# Tons of warnings during a compilation



## dave-570 (May 5, 2015)

When I compile a port, I get hundreds of warning messages from the clang compiler. Is this normal and does anyone else get these?


----------



## kpa (May 5, 2015)

Post some examples of the warnings you're getting. It is sometimes normal to get quite a lot of warnings when compiling for example some very old code with the latest GCC or Clang. The compiler technology has improved considerably during the last 10 or so years and the compilers are now able to warn about many potential pitfalls that were silently ignored in the old days. The compilers also tend to be over enthusiastic about finding potential problems in the code. This is more of a consequence of C language being quite ambiguous in many areas than anything else.


----------



## wblock@ (May 5, 2015)

dave-570 said:


> Is this normal and does anyone else get these?


No.  Or maybe yes, given the total lack of information.  Which port?  On what version of FreeBSD?  Are there custom settings in /etc/make.conf?  What commands were used to build the port?  What are the errors, exactly?


----------



## dave-570 (May 10, 2015)

wblock@ said:


> No.  Or maybe yes, given the total lack of information.  Which port?  On what version of FreeBSD?  Are there custom settings in /etc/make.conf?  What commands were used to build the port?  What are the errors, exactly?


Sorry, but I said just warnings!! not errors. They are mostly deprecated compiler switches. After I posted this I compiled joe's own editor and found on closer inspection that they were mostly "notes". I have since built Apache-OpenOffice and although it took 10 hrs, it built without "error" and so far runs as expected. Thanks for your replies!! Actually you don't have enough room on this forum for all the warnings generated, so just pick a port and build it and watch the warnings fly by!!! PS. No special make switches and the command was `make install clean`


----------



## dave-570 (May 10, 2015)

kpa said:


> Post some examples of the warnings you're getting. It is sometimes normal to get quite a lot of warnings when compiling for example some very old code with the latest GCC or Clang. The compiler technology has improved considerably during the last 10 or so years and the compilers are now able to warn about many potential pitfalls that were silently ignored in the old days. The compilers also tend to be over enthusiastic about finding potential problems in the code. This is more of a consequence of C language being quite ambiguous in many areas than anything else.

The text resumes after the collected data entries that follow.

struct ShadeStep {
    bool want_next = false, want_shadow = false, shaded = false;
    v3 next_o = V(0.0f, 0.0f, 0.0f), next_d = next_o, next_thr = next_o, sh_o = next_o, sh_d = next_o, sh_c = next_o;
    float next_pdf = 0.0f, sh_dist = 0.0f; int next_spec = 0, sh_expect = -2;
};
template <unsigned FEAT, bool LIST = false>
TD void shade_path(const SceneView &sc, const TileMap &tm, int P, uint32_t frame_begin, uint32_t seed, int bounce, int last_bounce, int slot,
                   const v3 origin, const v3 direction, const float4 hrec, v3 throughout, v3 &radiance, float brdf_pdf, int perfect_spec, ShadeStep &s)
{
    int f, k; slot_to_frame_pixel(tm, P, slot, f, k);
    const uint32_t pixel = (uint32_t)mapped_pixel<LIST>(tm, k);
    const uint32_t frame = frame_begin + (uint32_t)f;
    const uint32_t dim0 = TM_DIM_BOUNCE0 + TM_DIMS_PER_BOUNCE * (uint32_t)bounce;
    const float t = hrec.x;
    constexpr bool ENV_NEE = (FEAT & SF_ENV_SAMPLE) != 0u;
    constexpr bool ENV_HDR = (FEAT & SF_ENV_HDR) != 0u;
    constexpr bool LIGHT_POW = (FEAT & SF_LIGHT_POWER) != 0u;
    [[maybe_unused]] float p_env = 0.0f;
    if constexpr (ENV_NEE) p_env = sc.light_count == 0 ? 1.0f : env_table(sc).share;
    if (t < INF_VALUE) {
        const int prim_id = __float_as_int(hrec.w);
        int mat_id;
        const HitAttr h = hit_attributes_rec<(FEAT & (SF_TEXTURE | SF_TEXTURE_PARAM)) != 0u>(sc.shade_rec, origin, direction, prim_id, t, hrec.y, hrec.z, mat_id);
        v3 normal = h.nor;
        if constexpr ((FEAT & SF_TEXTURE_PARAM) != 0u) {
            const int nor_id = material_map(sc.material + (size_t)mat_id * MAT_VEC, 9);
            if (nor_id >= 0) normal = tex_normal_rec(sc.tex, sc.shade_rec, nor_id, prim_id, h.tex, normal);
        }
        const v3 fnormal = normal * signf(dot(-direction, h.gnor));
        const float *m = sc.material + (size_t)mat_id * MAT_VEC;
        const v3 mat_color = V(m[2], m[3], m[4]);
        const int mat_type = (int)m[0];
        if (mat_type == MAT_LIGHT) {
            const float fCosTheta = absf(dot(direction, h.gnor));
            if (perfect_spec == 1) {
                radiance = radiance + throughout * mat_color;
            } else {
                const float area = h.area * (float)sc.light_count;
                float light_pdf = (t * t) / (area * fCosTheta);
                if constexpr (LIGHT_POW) light_pdf = (t * t) * (shade_rec_phit(sc.shade_rec, prim_id) / h.area) / fCosTheta;
                if constexpr (ENV_NEE) light_pdf = light_pdf * (1.0f - p_env);
                radiance = radiance + (throughout * power_heuristic(brdf_pdf, light_pdf)) * mat_color;
            }
        } else {
            s.shaded = true;
            v3 reflect_color;
            const int tex_id = (FEAT & SF_TEXTURE) ? material_texture(m) : -1;
            if ((FEAT & SF_TEXTURE) && tex_id >= 0) reflect_color = srgb_to_lrgb(tex_albedo(sc.tex, tex_id, h.tex.x, h.tex.y));
            else reflect_color = V(sc.mat_lrgb[mat_id * 3], sc.mat_lrgb[mat_id * 3 + 1], sc.mat_lrgb[mat_id * 3 + 2]);
            v3 next_dir; float f_or_b = 1.0f, brdf = 1.0f;
            if ((FEAT & SF_GLASS) && mat_type == MAT_GLASS) {
                perfect_spec = 1;
                next_dir = glass_sample(m, direction, normal, tm_rand(seed, pixel, frame, dim0 + TM_SLOT_GLASS), f_or_b);
                brdf = 1.0f; brdf_pdf = 1.0f;
            } else {
                perfect_spec = 0;
                float mp[MAT_VEC];
                const float *md = m;
                if constexpr ((FEAT & SF_TEXTURE_PARAM) != 0u) {
                    for (int w = 0; w < MAT_VEC; w++) mp[w] = m[w];
                    const int metal_id = material_map(m, 8), rough_id = material_map(m, 7);
                    if (metal_id >= 0) mp[5] = tex_metallic(sc.tex, metal_id, h.tex.x, h.tex.y);
                    if (rough_id >= 0) mp[6] = tex_roughness(sc.tex, rough_id, h.tex.x, h.tex.y);
                    md = mp;
                }
                constexpr bool SHARE_SETUP = !(FEAT & SF_GLASS);
                DisneySetup ds;
                if (SHARE_SETUP) ds = disney_setup(md, fnormal, -direction);
                [[maybe_unused]] bool env_taken = false;
                if constexpr (ENV_NEE) {
                    if (tm_rand(seed, pixel, frame, dim0 + TM_SLOT_LIGHT) < p_env) {
                        env_taken = true;
                        const EnvTable et = env_table(sc);
                        const EnvSample es = env_sample(et, sc.env_w, sc.env_h, tm_rand(seed, pixel, frame, dim0 + TM_SLOT_LA), tm_rand(seed, pixel, frame, dim0 + TM_SLOT_LB));
                        const EnvPdf ep = env_pdf(et, sc.env_w, sc.env_h, es.d);
                        const float NdotL = dot(fnormal, es.d);
                        if ((NdotL > 0.0f) & (ep.pdf > 0.0f)) {
                            s.want_shadow = true;
                            float e_pdf;
                            const float e_brdf = SHARE_SETUP ? disney_evaluate_pdf_set(ds, fnormal, -direction, es.d, e_pdf)
                                                             : disney_evaluate_pdf(md, fnormal, -direction, es.d, e_pdf);
                            const float pdf_l = p_env * ep.pdf;
                            v3 c = V(0.0f, 0.0f, 0.0f);
                            int expect = -2;
                            if (e_pdf > 0.0f) {
                                const float w = power_heuristic(pdf_l, e_pdf) / maxf(0.0001f, pdf_l);
                                c = (env_lookup<ENV_HDR>(sc.env, sc.env_w, sc.env_h, ep.tx, ep.ty) * sc.env_power) * w;
                                c = c * throughout;
                                c = c * reflect_color;
                                c = c * e_brdf;
                                c = c * absf(NdotL);
                                const float dr = SHARE_SETUP ? ds.diffuseRatio : 0.5f * (1.0f - md[5]);
                                const float drawn = maxf(0.0f, e_pdf + (dr * (float)(1.0 / 3.1415956)) * (NdotL - 1.0f));
                                c = c * (drawn / e_pdf);
                                expect = -1;
                            }
                            s.sh_o = offset_ray(h.pos, fnormal); s.sh_d = es.d; s.sh_c = c; s.sh_expect = expect; s.sh_dist = ENV_SHADOW_DIST;
                        }
                    }
                }
                if (!env_taken && (!(FEAT & SF_NO_LIGHT) || sc.light_count > 0)) {
                float r_light = tm_rand(seed, pixel, frame, dim0 + TM_SLOT_LIGHT);
                if constexpr (ENV_NEE) r_light = (r_light - p_env) / (1.0f - p_env);
                int lidx = (int)(r_light * (float)sc.light_count);
                if (lidx >= sc.light_count) lidx = sc.light_count - 1;
                [[maybe_unused]] float P_light = 0.0f;
                if constexpr (LIGHT_POW) lidx = light_pick(light_table(sc), sc.light_count, r_light, P_light);
                const float ra = tm_rand(seed, pixel, frame, dim0 + TM_SLOT_LA);
                const float rb = tm_rand(seed, pixel, frame, dim0 + TM_SLOT_LB);
                v3 light_pos, light_normal;
                const LightRec lr = light_sample_rec<LIGHT_POW ? (FEAT & ~(SF_LIGHT_SPOT_LASER | SF_LIGHT_OTHER)) : FEAT>(sc.light_rec, lidx, ra, rb, light_pos, light_normal);
                const float light_choice_pdf = LIGHT_POW ? P_light / lr.area : lr.choice_pdf;
                light_normal = normalized(light_normal);
                v3 light_dir = h.pos - light_pos;
                const float light_dist = norm(light_dir);
                light_dir = light_dir / light_dist;
                const v3 light_emission = lr.emission * light_shape_visible_rec<LIGHT_POW ? (FEAT & ~SF_LIGHT_SPOT_LASER) : FEAT>(lr, light_dir, light_normal, light_dist);
                const float NdotL_surface = dot(fnormal, light_dir);
                const float NdotL_light = dot(light_normal, light_dir);
                if ((NdotL_surface < 0.0f) & (NdotL_light > 0.0f)) {
                    s.want_shadow = true;
                    float e_pdf;
                    const float e_brdf = SHARE_SETUP ? disney_evaluate_pdf_set(ds, fnormal, -direction, -light_dir, e_pdf)
                                                     : disney_evaluate_pdf(md, fnormal, -direction, -light_dir, e_pdf);
                    float light_pdf = light_dist * light_dist * light_choice_pdf / NdotL_light;
                    if constexpr (ENV_NEE) light_pdf = light_pdf * (1.0f - p_env);
                    v3 c = V(0.0f, 0.0f, 0.0f);
                    int expect = -2;
                    if (e_pdf > 0.0f) {
                        const float w = power_heuristic(light_pdf, e_pdf) / maxf(0.0001f, light_pdf);
                        c = light_emission * w;
                        c = c * throughout;
                        c = c * reflect_color;
                        c = c * e_brdf;
                        c = c * absf(NdotL_surface);
                        expect = prim_id;
                    }
                    s.sh_o = light_pos; s.sh_d = light_dir; s.sh_c = c; s.sh_expect = expect; s.sh_dist = light_dist;
                }
                }
                const float r_lobe = tm_rand(seed, pixel, frame, dim0 + TM_SLOT_LOBE), r_1 = tm_rand(seed, pixel, frame, dim0 + TM_SLOT_R1),
                            r_2 = tm_rand(seed, pixel, frame, dim0 + TM_SLOT_R2);
                next_dir = SHARE_SETUP ? disney_sample_set(ds, direction, fnormal, r_lobe, r_1, r_2) : disney_sample(md, direction, fnormal, r_lobe, r_1, r_2);
                f_or_b = 1.0f;
                brdf = SHARE_SETUP ? disney_evaluate_pdf_set(ds, fnormal, -direction, next_dir, brdf_pdf)
                                   : disney_evaluate_pdf(md, fnormal, -direction, next_dir, brdf_pdf);
                brdf *= absf(dot(normal, next_dir));
            }
            const v3 next_origin = offset_ray(h.pos, fnormal * signf(f_or_b));
            if (brdf_pdf > 0.0f) {
                bool alive = true;
                if ((FEAT & SF_GLASS) && f_or_b < 0.0f) {
                    const float extinction = m[6];
                    const float R = tm_exp(-t / extinction);
                    if (tm_rand(seed, pixel, frame, dim0 + TM_SLOT_EXT) >= R) alive = false;
                }
                if (alive) {
                    throughout = throughout * (reflect_color * (brdf / brdf_pdf));
                    s.want_next = !last_bounce;
                    s.next_o = next_origin; s.next_d = next_dir; s.next_thr = throughout;
                    s.next_pdf = brdf_pdf; s.next_spec = perfect_spec;
                }
            }
        }
    } else if ((!(FEAT & SF_ENV) || sc.env_power == 0.0f) && (direction.x - direction.x == 0.0f) && (direction.y - direction.y == 0.0f) &&
               (direction.z - direction.z == 0.0f)) {
        radiance = radiance + throughout * sc.env_power;
    } else if (!(FEAT & SF_ENV)) {
        const float dis = tm_sqrt(direction.x * direction.x + direction.z * direction.z);
        const float big = 3.4028234e38f;
        const bool e_nan = direction.x != direction.x || direction.y != direction.y || direction.z != direction.z ||
                           (absf(direction.x) > big && absf(direction.z) > big) || (absf(direction.y) > big && dis > big);
        const float e1 = e_nan ? tm_nan() : 0.0f;
        radiance = radiance + (V(e1, e1, e1) * throughout) * sc.env_power;
    } else {
        const float dis = tm_sqrt(direction.x * direction.x + direction.z * direction.z);
        const float tx = (tm_atan2(direction.z, direction.x) + PI_SCENE) / PI_SCENE / 2.0f;
        const float ty = tm_atan2(direction.y, dis) / PI_SCENE + 0.5f;
        const v3 e = env_lookup<ENV_HDR>(sc.env, sc.env_w, sc.env_h, tx, ty);
        if constexpr (ENV_NEE) {
            float w = 1.0f;
            if (perfect_spec != 1) w = power_heuristic(brdf_pdf, p_env * env_pdf(env_table(sc), sc.env_w, sc.env_h, direction).pdf);
            radiance = radiance + ((e * throughout) * sc.env_power) * w;
        } else
        radiance = radiance + (e * throughout) * sc.env_power;
    }
}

Thanks for the reply. It seems as though they are mostly deprecated compiler switches! and Notes! Now I'm not a pro-programmer but it seems that some of this stuff could have been removed from the source code before released as a port. It would make cleaner code and the compiler wouldn't be spending as much of the resources displaying warnings to the screen. I'm not blaming, I'm just making and observation and if i had the time, I would fix what i could. I'm not a full time FreeBSD developer with all Apple's money. Some people on here seem to think we all should be!!


----------



## kpa (May 10, 2015)

dave-570 said:


> Thanks for the reply. It seems as though they are mostly deprecated compiler switches! and Notes! Now I'm not a pro-programmer but it seems that some of this stuff could have been removed from the source code before released as a port. It would make cleaner code and the compiler wouldn't be spending as much of the resources displaying warnings to the screen. I'm not blaming, I'm just making and observation and if i had the time, I would fix what i could. I'm not a full time FreeBSD developer with all Apple's money. Some people on here seem to think we all should be!!

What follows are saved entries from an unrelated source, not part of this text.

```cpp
#define PDL_HIP(expr)                                                                           \
    do {                                                                                        \
        hipError_t _e = (expr);                                                                 \
        if (_e != hipSuccess) {                                                                 \
            throw pdl_error{PDL_ERR_DEVICE, std::string(#expr) + ": " + hipGetErrorString(_e)}; \
        }                                                                                       \
    } while (0)
// ... 160 lines not shown
    DevBuf overflow_rows;
    DevBuf gene_info;
    DevBuf join_defer;
    DevBuf glb_table;
    bool glb_clean = false;
    DevBuf row_desc2;
    DevBuf mirror_cnt, mirror_ref;
    DevView taskpos_of;
    std::vector<uint32_t> h_fin;
    bool tasks_ready = false;
    DevBuf scratch2;
    DevBuf task_off;
    int cus = 0;
    uint32_t occ_tier1[5] = {0, 0, 0, 0, 0};
    uint32_t occ_tier0[2] = {0, 0}, occ_tier0b[2] = {0, 0};

    bool edges_valid = false;
    DevBuf bbh_kind, bbh_tab, e_src, e_dst, e_score;
    uint8_t *edge_mirror = nullptr;
    size_t edge_mirror_bytes = 0;
    uint64_t n_edges = 0, n_edges1 = 0;
    std::vector<uint32_t> h_bbh_at;
    std::vector<uint64_t> h_edge1, h_edge_off;

    int opt_tier1 = -1;
    int opt_tier0 = -1;
    int opt_sift_threshold = 1;
    bool opt_tiny_tier2 = false;
    bool opt_stage_timers = true;
    int opt_grid_pct = 0;
// ... 256 lines not shown
```

pandelos_amd/csrc/pdl_join.hip:

```cpp
#include "pdl_common.h"
#include "pdl_scan.h"

#include <algorithm>
#include <cstdlib>
#include <cstring>

constexpr int HBM_THREADS = 512;
constexpr uint32_t EMPTY_KEY = 0xffffffffu;
constexpr uint64_t FIELD_MASK = (1ull << 21) - 1;
constexpr uint32_t CELL_CHUNK = 16384;

struct JoinArgs {
    const uint2 *post;
    const uint4 *ranges;
    const uint2 *ranges8;
    const uint32_t *seq_off;
    const uint32_t *kseq_len;
    const uint32_t *genome_of;
    const uint4 *gene_info;
    const uint32_t *task_rows;
    const uint32_t *task_lg;
    const uint32_t *work;
    const uint4 *desc;
    uint32_t n_work;
// ... 1095 lines not shown
    desc[p] = make_uint4(p, r, e0, seq_off[r + 1] - e0);
}

struct RowCntFlag {
    const uint32_t *row_cnt; const uint32_t *mirror_cnt;
    __device__ uint32_t operator()(uint64_t p) const { return row_cnt[p] + (mirror_cnt ? mirror_cnt[p] : 0u); }
};
struct MirrorCntFlag {
    const uint32_t *mirror_cnt;
    __device__ uint32_t operator()(uint64_t p) const { return mirror_cnt[p]; }
};
struct FinOffApply {
    uint32_t *fin_off;
    __device__ void operator()(uint64_t p, uint32_t, uint32_t prefix) const { fin_off[p] = prefix; }
};
__global__ void k_gather_u32(const uint32_t *src, const uint32_t *idx, uint32_t n, uint32_t *dst, const uint32_t *ctr, const uint32_t *z64) {
    uint32_t i = blockIdx.x * blockDim.x + threadIdx.x;
    if (i < n) dst[i] = src[idx[i]];
    else if (i < n + PDL_JT_CTR_WORDS) dst[i] = ctr[i - n];
    else if (i < n + PDL_JT_EMITTED + 2) dst[i] = z64[i - n - PDL_JT_EMITTED];
    else if (i == n + PDL_JT_RELOADS) dst[i] = ctr[PDL_JC_RELOADS];
    else if (i == n + PDL_JT_ROWS_T1) dst[i] = ctr[PDL_JC_ROWS_T1];
}

struct ZeroRanges { uint4 *p[4]; unsigned long long n16[4]; };
__global__ __launch_bounds__(256) void k_zero_ranges(ZeroRanges z) {
    const unsigned long long stride = (unsigned long long) gridDim.x * 256;
#pragma unroll
    for (int r = 0; r < 4; r++)
        for (unsigned long long i = (unsigned long long) blockIdx.x * 256 + threadIdx.x; i < z.n16[r]; i += stride) z.p[r][i] = make_uint4(0, 0, 0, 0);
}

void pdl_prepare_tasks(pdl_ctx *c) {
    hipStream_t st = c->stream;
    const uint32_t N = c->N, G = c->G;
    if (!c->shard_set) { c->shard.resize(G); for (uint32_t g = 0; g < G; g++) c->shard[g] = g; }
    const uint32_t S = (uint32_t) c->shard.size();
    c->h_local_genome.assign(G, -1);
    c->h_task_row_off.assign(S + 1, 0);
    uint32_t n_rows = 0;
    for (uint32_t i = 0; i < S; i++) n_rows += c->h_genome_row_off[c->shard[i] + 1] - c->h_genome_row_off[c->shard[i]];
    const size_t words = 2 * (size_t) n_rows + N + G;
    const size_t words_all = words + S + 1;
    if (c->task_pin_words < words_all) {
// ... 109 lines not shown
    const size_t hbm_bytes = (size_t) pl.grid3 * N * ((pl.wide ? 2 : 1) * sizeof(uint64_t) + 3 * sizeof(uint32_t));
    if (c->glb_table.bytes < hbm_bytes) { c->glb_table.alloc(hbm_bytes); c->glb_clean = false; }
    if (!c->glb_clean) {
        PDL_HIP(hipMemsetAsync(c->glb_table.p, 0, hbm_bytes, c->stream));
        c->glb_clean = true;
    }
    pl.slack = 2ull * (pl.grid0 + pl.grid0b + pl.grid1 + pl.grid2 + pl.grid3) * CELL_CHUNK;
    return pl;
}

static void score_alloc_rows(pdl_ctx *c, const ScorePlan &pl) {
    const uint32_t N = c->N, G = c->G, n_rows = c->n_task_rows;
    const uint32_t S = (uint32_t) c->shard.size();
    c->MS.alloc((size_t) n_rows * G * sizeof(float) + 16);
    c->CM.alloc((size_t) S * N * sizeof(float) + 16);
    c->row_base.alloc((size_t) n_rows * 4); c->row_cnt.alloc((size_t) n_rows * 4); c->fin_off.alloc(((size_t) n_rows + 2) * 4);
    c->join_ctr.alloc(PDL_JC_WORDS * sizeof(uint32_t));
    c->row_desc.alloc((size_t) n_rows * sizeof(uint4));
    c->row_desc2.alloc((size_t) n_rows * sizeof(uint4) * (pl.tier0 ? 3 : 1));
    c->overflow_rows.alloc((size_t) n_rows * 4 * 4);
    if (pl.mirror) c->mirror_cnt.alloc((size_t) n_rows * 4 * 3 + 16);
    c->gene_info.alloc((size_t) N * sizeof(uint4));
    hipLaunchKernelGGL(k_row_desc, dim3((std::max(n_rows, N) + 255) / 256), dim3(256), 0, c->stream, c->task_rows.as<uint32_t>(), c->seq_off.as<uint32_t>(),
                       n_rows, c->row_desc.as<uint4>(), c->kseq_len.as<uint32_t>(), c->d_gen, c->taskpos_of.as<uint32_t>(), c->local_genome.as<uint32_t>(),
                       N, c->gene_info.as<uint4>());
}

static void score_alloc_cells(pdl_ctx *c, const ScorePlan &pl, unsigned long long cap, unsigned long long extra) {
    const unsigned long long fcap = pl.mirror ? 2 * cap + extra : cap;
    if (fcap >= 0xffffffffull) PDL_FAIL(PDL_ERR_UNSUPPORTED, "more than 2^32 emitted cells on one device: shard the genomes over more devices");
    DevBuf *st[5] = {&c->st_score, &c->st_perc, &c->st_tr, &c->st_col, &c->st_first};
// ... 11 lines not shown
    a.N = c->N; a.G = c->G; a.k = c->rp.k;
    a.min_kseq = (uint32_t) std::max<uint64_t>(c->min_kseq, 1); a.canonical = (c->flags & PDL_FLAG_CANONICAL_ORDER) ? 1u : 0u;
    a.MS = c->MS.as<float>(); a.CM = c->CM.as<float>();
    a.row_base = c->row_base.as<uint32_t>(); a.row_cnt = c->row_cnt.as<uint32_t>();
    a.st_score = c->st_score.as<float>(); a.st_perc = c->st_perc.as<float>(); a.st_tr = c->st_tr.as<float>();
    a.st_col = c->st_col.as<uint32_t>(); a.st_first = c->st_first.as<uint32_t>(); a.st_cap = c->st_cap;
    a.mirror = pl.mirror ? 1u : 0u;
    a.sift_threshold = c->opt_sift_threshold ? 1u : 0u;
    if (pl.mirror) {
        a.taskpos_of = c->taskpos_of.as<uint32_t>(); a.local_genome = c->local_genome.as<uint32_t>();
        a.mirror_cnt = c->mirror_cnt.as<uint32_t>();
    }
    return a;
}

static void score_join(pdl_ctx *c, const ScorePlan &pl) {
    hipStream_t st = c->stream;
    const uint32_t N = c->N, G = c->G, n_rows = c->n_task_rows;
    const uint32_t S = (uint32_t) c->shard.size();
    const int tier1 = pl.tier1;
    {
        auto n16 = [](size_t bytes) { return (unsigned long long) ((bytes + 15) / 16); };
        ZeroRanges z{};
        z.p[0] = c->MS.as<uint4>(); z.n16[0] = n16((size_t) n_rows * G * sizeof(float));
        z.p[1] = c->CM.as<uint4>(); z.n16[1] = n16((size_t) S * N * sizeof(float));
        z.p[2] = c->join_ctr.as<uint4>(); z.n16[2] = n16(PDL_JC_WORDS * sizeof(uint32_t));
        z.p[3] = pl.mirror ? c->mirror_cnt.as<uint4>() : nullptr; z.n16[3] = pl.mirror ? n16((size_t) n_rows * 4 * 3) : 0;
        const unsigned long long most = std::max(z.n16[0], z.n16[1]);
        hipLaunchKernelGGL(k_zero_ranges, dim3((uint32_t) std::min<unsigned long long>((most + 255) / 256 + 1, (unsigned long long) c->cus * 16)), dim3(256), 0, st, z);
    }
    JoinArgs a = join_args(c, pl);
    uint32_t *ctr32 = c->join_ctr.as<uint32_t>();
    uint32_t *list_a = c->overflow_rows.as<uint32_t>(), *list_b = list_a + n_rows, *list_s = list_b + n_rows, *list_s2 = list_s + n_rows;
    a.error_count = ctr32 + PDL_JC_ERRORS; a.reload_count = ctr32 + PDL_JC_RELOADS;
    a.cell_cursor = reinterpret_cast<unsigned long long *>(ctr32 + PDL_JC_CELLS);

    ev_begin(c, EV_JOIN);
    if (pl.wide) {
        hipLaunchKernelGGL(k_iota_u32, dim3((n_rows + 255) / 256), dim3(256), 0, st, list_b, n_rows);
        PDL_HIP(hipMemcpyAsync(ctr32 + PDL_JC_ROWS_T3, &c->n_task_rows, 4, hipMemcpyHostToDevice, st));
    }
    a.work = nullptr; a.desc = c->row_desc.as<uint4>(); a.n_work = pl.wide ? 0 : n_rows; a.n_work_ptr = nullptr;
    if (pl.tier0) {
        a.work_cursor = ctr32 + PDL_JC_CURSOR_T0; a.overflow_count = ctr32 + PDL_JC_ROWS_T0B; a.overflow_rows = list_s; a.work_batch = PT_BATCH;
        a.overflow_desc = c->row_desc2.as<uint4>() + n_rows;
#ifdef PDL_JOIN_PHASES
        static unsigned long long *d_phase0 = nullptr;
        if (!d_phase0) PDL_HIP(hipMalloc((void **) &d_phase0, 12 * sizeof(unsigned long long)));
        PDL_HIP(hipMemsetAsync(d_phase0, 0, 12 * sizeof(unsigned long long), st));
        a.phase = d_phase0;
#endif
        if (pl.tier0_cnt) hipLaunchKernelGGL((k_join_part<PT_T, PT_WG_PER_CU, true>), dim3(pl.grid0), dim3(PT_T), 0, st, a);
        else hipLaunchKernelGGL((k_join_part<PT_T, PT_WG_PER_CU, false>), dim3(pl.grid0), dim3(PT_T), 0, st, a);
#ifdef PDL_JOIN_PHASES
        {
            unsigned long long h[12];
            PDL_HIP(hipMemcpyAsync(h, d_phase0, sizeof(h), hipMemcpyDeviceToHost, st));
            PDL_HIP(hipStreamSynchronize(st));
            const double per = 10.0 / 1000.0 / std::max<uint32_t>(pl.grid0, 1);
            fprintf(stderr, "tier 0 phases per workgroup (us): draw + pick %.1f  stage %.1f  prefixes %.1f  walk %.1f  sift + add %.1f  finalize %.1f  | rows/wg %.1f\n",
                    h[0] * per, h[1] * per, h[2] * per, h[3] * per, h[4] * per, h[5] * per, (double) n_rows / std::max<uint32_t>(pl.grid0, 1));
            fprintf(stderr, "tier 0 counts: cycles %llu (%.2f rows, %.0f lookups each)  cycles that overflowed %llu  survivors of wave 0 %llu (x4 = %.1f %% of the lookups)  probe steps of thread 0: %llu\n",
                    h[6], (double) h[11] / std::max<unsigned long long>(h[6], 1), (double) h[10] / std::max<unsigned long long>(h[6], 1), h[7], h[8], 400.0 * h[8] / std::max<unsigned long long>(h[10], 1), h[9]);
            a.phase = nullptr;
        }
#endif
        a.desc = c->row_desc2.as<uint4>() + n_rows; a.n_work = 0; a.n_work_ptr = ctr32 + PDL_JC_ROWS_T0B;
        a.work_cursor = ctr32 + PDL_JC_CURSOR_T0B; a.overflow_count = ctr32 + PDL_JC_ROWS_T1; a.overflow_rows = list_s2; a.work_batch = 1;
        a.overflow_desc = c->row_desc2.as<uint4>() + 2 * (size_t) n_rows;
        if (pl.tier0_cnt) hipLaunchKernelGGL((k_join_part<PT_T2, PT_WGS2, true>), dim3(pl.grid0b), dim3(PT_T2), 0, st, a);
        else hipLaunchKernelGGL((k_join_part<PT_T2, PT_WGS2, false>), dim3(pl.grid0b), dim3(PT_T2), 0, st, a);
        a.desc = c->row_desc2.as<uint4>() + 2 * (size_t) n_rows; a.n_work = 0; a.n_work_ptr = ctr32 + PDL_JC_ROWS_T1;
        c->tm.join_launches += 2;
    }
    a.work_cursor = ctr32 + PDL_JC_CURSOR_T1; a.overflow_count = ctr32 + PDL_JC_ROWS_T2; a.overflow_rows = list_a; a.overflow_desc = tier1 ? c->row_desc2.as<uint4>() : nullptr;
    a.work_batch = pl.tier0 ? 1 : std::max<uint32_t>(1, std::min<uint32_t>(8, n_rows / (std::max<uint32_t>(pl.grid1, 1) * 8)));
    if (tier1 >= 9 && tier1 <= 11) {
        const unsigned long long avg = n_rows ? c->P / n_rows : 0;
        a.defer_cap = (uint32_t) std::min<unsigned long long>(std::min<unsigned long long>(std::max<unsigned long long>(4 * avg, 8192), 1u << 18), (unsigned long long) N + 64);
        a.defer_wide = (N >= (1u << 22) || pl.wide_aside) ? 1u : 0u;
        c->join_defer.alloc((size_t) pl.grid1 * a.defer_cap * (a.defer_wide ? sizeof(uint4) : sizeof(uint2)));
        a.defer = c->join_defer.p;
        static std::atomic<uint32_t> launch_serial{0};
        a.defer_serial = ++launch_serial;
    }
#ifdef PDL_JOIN_PHASES
    static unsigned long long *d_phase = nullptr;
    if (!d_phase) PDL_HIP(hipMalloc((void **) &d_phase, 10 * sizeof(unsigned long long)));
    PDL_HIP(hipMemsetAsync(d_phase, 0, 10 * sizeof(unsigned long long), st));
// ... 27 lines not shown
    a.hbm_u32 = reinterpret_cast<uint32_t *>(a.hbm_acc + (size_t) pl.grid3 * N * (pl.wide ? 2 : 1));
    a.work = list_b; a.n_work = 0; a.n_work_ptr = ctr32 + PDL_JC_ROWS_T3; a.work_cursor = ctr32 + PDL_JC_CURSOR_T3; a.work_batch = 1;
    ev_begin(c, EV_JOIN_OVF);
    c->glb_clean = false;
    if (pl.wide) hipLaunchKernelGGL(k_join_hbm<true>, dim3(pl.grid3), dim3(HBM_THREADS), 0, st, a);
    else hipLaunchKernelGGL(k_join_hbm<false>, dim3(pl.grid3), dim3(HBM_THREADS), 0, st, a);
    PDL_HIP(hipGetLastError());
    ev_end(c, EV_JOIN_OVF);
    ev_end(c, EV_JOIN);
    c->tm.join_launches += 3;
}

struct JoinCounters {
    uint32_t rows_tier2, rows_tier3, reloads;
    unsigned long long cells;
};
static JoinCounters join_counters(const uint32_t *w) {
    if (w[PDL_JC_ERRORS]) PDL_FAIL(PDL_ERR_DEVICE, "join: %u internal consistency violations", w[PDL_JC_ERRORS]);
    JoinCounters j{w[PDL_JC_ROWS_T2], w[PDL_JC_ROWS_T3], w[PDL_JC_RELOADS], 0};
    memcpy(&j.cells, w + PDL_JC_CELLS, sizeof(j.cells));
    return j;
}
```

Ideally the port maintainer would prepare a patch for the source code that fixes that compiler warnings while not breaking compatibility with the other OSes the source code is targeted for. He would then submit the patch to the upstream of the port to be included in the next release of the software reducing the need for FreeBSD specific patches. This doesn't work however for many ports because the upstream has no interest in supporting FreeBSD or the software in question is no longer developed but the last released version of it is still available.


----------